Meteor Children: Me-Te-Now

by Claudia Ravaldi

When I lost my son there were no words to say it: I had to invent them.

I lost my dewdrop! says the flower to the sky of dawn, which has lost all its stars.
(Rabindranath Tagore)

Lapo left on Saturday night, in silence, in my belly.

As often happens to many of us, when I realized that something was wrong, the terror of the truth paralyzed me.

I remember that day in full.

What did I do, moment after moment.

What did I say, to whom and where.

I distinctly remember hoping, ten, a hundred, a thousand times, that I was just “too anxious”.

My silent prayers, addressed directly to him, were of no avail.

Please stay.

Please stay.

Please, my child, stay here.

I’m a good mom, you know? Or at least, I put a lot of effort into being a good mom. I can improve, a lot, if you stay.

Let’s dance love that you like so much?

You haven’t moved anymore.

You don’t move.

And you won’t move. Not here, with me.

Can I come with you?

That evening, an “almost born” child, expected as expected on Christmas Eve, left.

I’m sorry there is no heartbeat.

I know, I already knew.

But I don’t want to know.

It can not be true.

It doesn’t go away like that.

My baby.

Which in an instant becomes a “stillborn fetus”.

Horror at the word dead.

Horror at the word fetus, used to distance ourselves from the colossal life experience that was happening, in that room, and in thousands of others, at the same time in the world (again, alas, I did not know, how many we are, every day, to fall from the waiting in the cosmic void, like astronauts unhooked in space, aimlessly).

I had a huge problem with the word dead.

I absolutely did not want to bring her closer to the word child.

To My baby.

I couldn’t think of it.

I couldn’t tell.

Dead is a definitive word.

After you are dead, you disappear.

Especially if you haven’t lived “long enough”, if you have no history.

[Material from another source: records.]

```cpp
template <int NS, int MODE, bool VEC4, int BF = 0, bool F16 = false>
__device__ __forceinline__ void conv_wgrad_pipe_body(const ConvP& p_in, const float* __restrict__ dy,
                                                     const float* __restrict__ rowscale,
                                                     float* __restrict__ dw, int m_per_split,
                                                     float* __restrict__ ws, float* __restrict__ dbias,
                                                     const int tx, const int ty, const int tz, const int lin) {
  constexpr int PL = 2 * 128 * 16;
  constexpr int STAGE = 2 * NS * PL;
  extern __shared__ __attribute__((aligned(16))) float lds[];
  char* const ring = (char*)lds;
  const int tid = threadIdx.x, lane = tid & 63;
  const int wave = __builtin_amdgcn_readfirstlane(tid >> 6);
  const int wm = wave >> 1, wn = wave & 1;
  int bx, by, bz;
  {
    const int nwg = tx * ty * tz;
    const int q = nwg >> 3, r = nwg & 7, xcd = lin & 7, idx = lin >> 3;
    const int id = (xcd < r ? xcd * (q + 1) : r * (q + 1) + (xcd - r) * q) + idx;
    bx = id % tx;
    const int t = id / tx;
    by = t % ty;
    bz = t / ty;
  }
  const ConvP p = p_in;
  const int co0 = by * 128, n0 = bx * 128;
  const int NP = p.KH * p.KW * p.Cin;
  const int ms = bz * m_per_split;
  const int me = min(p.M, ms + m_per_split);
  if (ms >= me) return;
  const int HoWo = p.Ho * p.Wo;
  F16Guard guard_x = {}, guard_dy = {};
  if constexpr (F16) { guard_x = f16_guard_load(p.guard_x); guard_dy = f16_guard_load(p.guard_dy); }

  const bool roleB = wave >= 2;
  const int cq = (wave & 1) * 16 + (lane & 15);
  const int pg = lane >> 4;
  const int ch = (roleB ? n0 : co0) + cq * 4;
  bool col_ok;
  int bkh = 0, bkw = 0, bci = 0;
  if (roleB) {
    col_ok = ch < NP;
    if (col_ok) { const int tap = ch / p.Cin; bci = ch - tap * p.Cin; bkh = tap / p.KW; bkw = tap - bkh * p.KW; }
  } else {
    col_ok = ch < p.Cout;
  }
  const int woff = (pg >> 1) * 2048 + cq * 16 + (pg & 1) * 8 + (roleB ? NS * PL : 0);
  int r_img[4], r_ho[4], r_wo[4];
#pragma unroll
  for (int j = 0; j < 4; j++) {
    const int m = ms + pg * 4 + j;
    r_img[j] = m / HoWo;
    const int rem = m - r_img[j] * HoWo;
    r_ho[j] = rem / p.Wo;
    r_wo[j] = rem - r_ho[j] * p.Wo;
  }
// ... 631 lines not shown
```

### mmt-psm_amd/maskrcnn_benchmark/_hip.py

```python
import ctypes
import weakref
import os
import threading as _threading

import torch

_HERE = os.path.dirname(os.path.abspath(__file__))
LIB_PATH = os.path.join(os.path.dirname(_HERE), "libmmtpsm.so")

c_void_p, c_int, c_float, c_double, c_int64 = ctypes.c_void_p, ctypes.c_int, ctypes.c_float, ctypes.c_double, ctypes.c_int64


class Pyramid(ctypes.Structure):
    _fields_ = [("feat", c_void_p * 4), ("grad_feat", c_void_p * 4), ("H", c_int * 4), ("W", c_int * 4),
                ("scale", c_float * 4), ("num_levels", c_int), ("N", c_int), ("C", c_int)]


class ConvArgs(ctypes.Structure):
    _fields_ = [("x", c_void_p), ("w", c_void_p), ("scale", c_void_p), ("shift", c_void_p), ("res", c_void_p),
                ("mask", c_void_p), ("mul", c_void_p), ("y", c_void_p),
                ("N", c_int), ("H", c_int), ("W", c_int), ("Cin", c_int), ("Cout", c_int), ("KH", c_int),
                ("KW", c_int), ("stride", c_int), ("pad", c_int), ("Ho", c_int), ("Wo", c_int),
                ("relu", c_int), ("res_mode", c_int), ("out_stride", c_int), ("out_H", c_int), ("out_W", c_int),
                ("mask_scale", c_float), ("w_planes", c_void_p), ("w_plane_stride", ctypes.c_long),
# ... 40 lines not shown
                ("key_scratch", c_void_p)]


class MgdTeachers(ctypes.Structure):
    _fields_ = [("t", c_void_p * 8), ("flip", c_int * 8), ("nt", c_int)]


class MgdStudents(ctypes.Structure):
    _fields_ = [("s", c_void_p * 4), ("mirror", c_int * 4), ("ns", c_int)]
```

Nine months of love, nine months of belly are not “enough” for a story to remember, they told me.

But I was your mom.

This was the only clear thing, as much as your absence.

Where did you go?

Why so far from my arms?

Why in the general silence of all?

Why condemned to oblivion as something insignificant?

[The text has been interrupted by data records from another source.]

extern "C" size_t stdadk_step_workspace_bytes(const stdadk_basis_desc *b, const stdadk_mlp_desc *d, int64_t B,
                                              int32_t flags) {
  if (check_desc(d) != 0 || check_basis(b, d) != 0 || B < 0 || B >= (1ll << 31)) return 0;
  Plan p;
  plan_step(b, d, B > 0 ? B : 1, flags, &p);
  return p.total_floats * sizeof(float);
}

static int open_step(Ctx &c, const stdadk_basis_desc *b, const stdadk_mlp_desc *d, int64_t B, void *workspace,
                     size_t workspace_bytes, int32_t flags, bool *window, const stdadk_mlp_tensors *P,
                     const stdadk_mlp_tensors *G, stdadk_stream_t stream, bool training, uint64_t drop_seed = 0,
                     const int32_t *step_dev = nullptr) {
  int rc = check_desc(d);
  if (rc) return rc;
  rc = check_basis(b, d);
  if (rc) return rc;
  STDADK_REQUIRE(B > 0 && B < (1ll << 31), STDADK_E_ARG, "step: bad B");
  STDADK_REQUIRE(workspace && aligned16(workspace), STDADK_E_ALIGN, "step: workspace NULL or not 16-byte aligned");
  *window = want_window(b, d, flags);
  rc = check_levels(b, flags);
  if (rc) return rc;
  c.scattered = *window && is_scattered(b, flags);
  plan_step(b, d, B, flags, &c.pl);
  c.log_bw = (flags & STDADK_FLAG_LOG_BW) != 0;
  c.bf16 = (flags & STDADK_FLAG_BF16) != 0;
  STDADK_REQUIRE(!c.bf16 || (tail_enabled() && d->n_hidden >= 1 && tail_supported(d, 1)), STDADK_E_ARG,
                 "step: STDADK_FLAG_BF16 needs the fused tail kernels (hidden widths multiples of 16 up to %d, out_dim <= %d)",
                 TAIL_MAX_W, TAIL_MAXQ);
  STDADK_REQUIRE(workspace_bytes >= c.pl.total_floats * sizeof(float), STDADK_E_WORKSPACE,
                 "step: workspace %zu < %zu bytes", workspace_bytes, c.pl.total_floats * sizeof(float));
  c.d = d; c.P = P; c.G = G; c.ws = (float *)workspace; c.st = (hipStream_t)stream; c.B = B;
  c.basis_in = b; c.w0t = (flags & STDADK_FLAG_W0_T) != 0;
  c.dp = training ? d->dropout_p : 0.f; c.seed = drop_seed; c.step_dev = step_dev; c.save = training;
  c.prebinned = *window && (flags & STDADK_FLAG_PREBINNED) != 0;
  STDADK_REQUIRE(*window || !(flags & STDADK_FLAG_PREBINNED), STDADK_E_ARG,
                 "step: STDADK_FLAG_PREBINNED needs the window path");
  return 0;
}

static int window_dw0(Ctx &c, hipStream_t st, GemmGroup *with_products = nullptr, const FinArgs *fin = nullptr,
                      ReduceGroup *tall = nullptr, int *n_slots = nullptr, int slot_cap = 0) {
  const stdadk_basis_desc *b = c.basis;
  float *ws = c.ws;
  L1BwdArgs a;
  a.g = make_grid(b, c.scattered);
  a.xs = ws + c.pl.xs; a.ys = ws + c.pl.ys;
  a.cell_start = (const int *)(ws + c.pl.cell_start);
  a.G = c.pl.G; a.B = (int)c.B; a.H = c.d->hidden[0];
  a.dZ = c.dz0; a.dW0T = c.G->W[0];
  a.W0T = nullptr; a.kpart = nullptr;
  if (c.log_bw) {
    a.g.bw = ws + c.pl.bw_exp;
    a.W0T = c.P->W[0];
    a.kpart = ws + c.pl.kpart;
  }
  if (with_products && fin) {
    int need = dw_all_knot_blocks(a);
    if (fin->cnt) {
      STDADK_REQUIRE(tall && tall->n > 0, STDADK_E_ARG, "dw_all: finishing work without its reduce table");
      for (int j = 0; j < with_products->n; ++j)
        need += (int)(ceil_div(with_products->job[j].M, 64) * ceil_div(with_products->job[j].N, 64));
      need += reduce_jobs_block_count(*tall);
    }
    STDADK_REQUIRE(need <= slot_cap, STDADK_E_WORKSPACE, "dw_all: %d squared-norm slots, the plan holds %d", need,
                   slot_cap);
    const int rc = launch_dw_all(*with_products, a, b->basis, st, fin, tall, n_slots, c.bin_next);
    if (rc == 0 && c.bin_next) c.bin_next_done = true;
    return rc;
  }
  if (with_products) {
    const int rc = launch_dw_all(*with_products, a, b->basis, st, nullptr, nullptr, nullptr, c.bin_next);
    if (rc == 0 && c.bin_next) c.bin_next_done = true;
    return rc;
  }
  return l1_window_backward(a, b->basis, st);
}

static int step_forward(Ctx &c, const stdadk_basis_desc *b, bool window, const float *coords, const float *t,
                        const float *X, const float *y, float *y_pred, stdadk_stream_t stream) {
  const stdadk_mlp_desc *d = c.d;
  float *ws = c.ws;
  int rc;
  if (window) {
    rc = window_layer0_forward(c, b, coords, t, X, y);
    if (rc) return rc;
    rc = run_forward(c, 1, ws + c.pl.act[0], d->hidden[0], d->hidden[0], ws + c.pl.ypred);
    if (rc) return rc;
    if (!y_pred) return 0;
    return unpermute_rows(ws + c.pl.ypred, (const int *)(ws + c.pl.perm), (int)c.B, d->out_dim, y_pred, c.st);
  }
  const float *s_bw = b->s_bw;
  if (c.log_bw && b->Ks > 0) {
    rc = launch_exp(b->s_bw, b->Ks, ws + c.pl.bw_exp, c.st);
    if (rc) return rc;
    s_bw = ws + c.pl.bw_exp;
  }
  c.d0 = c.w0t && d->in_dim <= TAIL_D0_MAX && d->n_hidden >= 1 && tail_enabled() && !c.masks && tail_supported(d, 1) &&
         c.pl.ldf == ((d->in_dim + 31) & ~31) && getenv("STDADK_NO_DENSE0_TAIL") == nullptr;
  if (c.d0) {
    c.basis = b;
    c.d0_coords = coords; c.d0_t = t; c.d0_X = X; c.d0_bw = s_bw;
    rc = run_forward(c, 0, nullptr, 0, d->in_dim, y_pred);
    c.d0 = false;
    return rc;
  }
  rc = stdadk_rbf_build_f32(coords, t, X, c.B, b->p, b->s_centers, s_bw, b->Ks, b->basis, b->t_centers,
                            b->t_bw, b->Kt, ws + c.pl.feats, c.pl.ldf, stream);
  if (rc) return rc;
  return run_forward(c, 0, ws + c.pl.feats, c.pl.ldf, d->in_dim, y_pred);
}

You were not, and you would never have been insignificant. Not for me.

But I couldn’t, I couldn’t, I couldn’t start telling you from the end.

I couldn’t start your story from your death.

There was life to tell.

There was love to cultivate.

There was a name to pronounce.

There were too many beautiful things, of the first, they could not be hidden inside the word stillborn.

That’s why, that day many years ago, you became my meteor baby .

I didn’t want your story to end.

I wanted your presence, short, to be bright anyway, and a source of joy and wonder. Like shooting stars.

But even “falling” scared me.

Because falling is close to the “disappearance” of death: what is transient, in fact, is something destined to die.

You were already dead, and I couldn’t even think it, to think of you as “sagging”.

At least in my heart, I wanted you to stay, a little longer, as I knew you.

Source of amazement, joy and wonder.

Like a meteor in the middle of the night.

You know, my stubborn child that you wanted to do what you wanted, because Gibran says “children are not your children and bla bla bla”, the meteor is a star:

a bright, unruly star that detaches itself and goes around the cosmos.

Meteora is synonymous with star, light, rock, ice and matter that draws trajectories in the sky and no one can stop it.

The meteor star can only be admired, enveloped in darkness.

Meteor children, like the stars on the night of San Lorenzo, go away, detach themselves from what should have been their place in the sky, and go to illuminate everything around, dancing.

So we can still dance, my child.

Thanks for this post to my son and all the CiaoLapo parents who wanted to dance with their stars, helping to make a name “official” to describe our children, without forgetting their essence, which is amazement, wonder and joy.

With love for all Meteora children and their parents.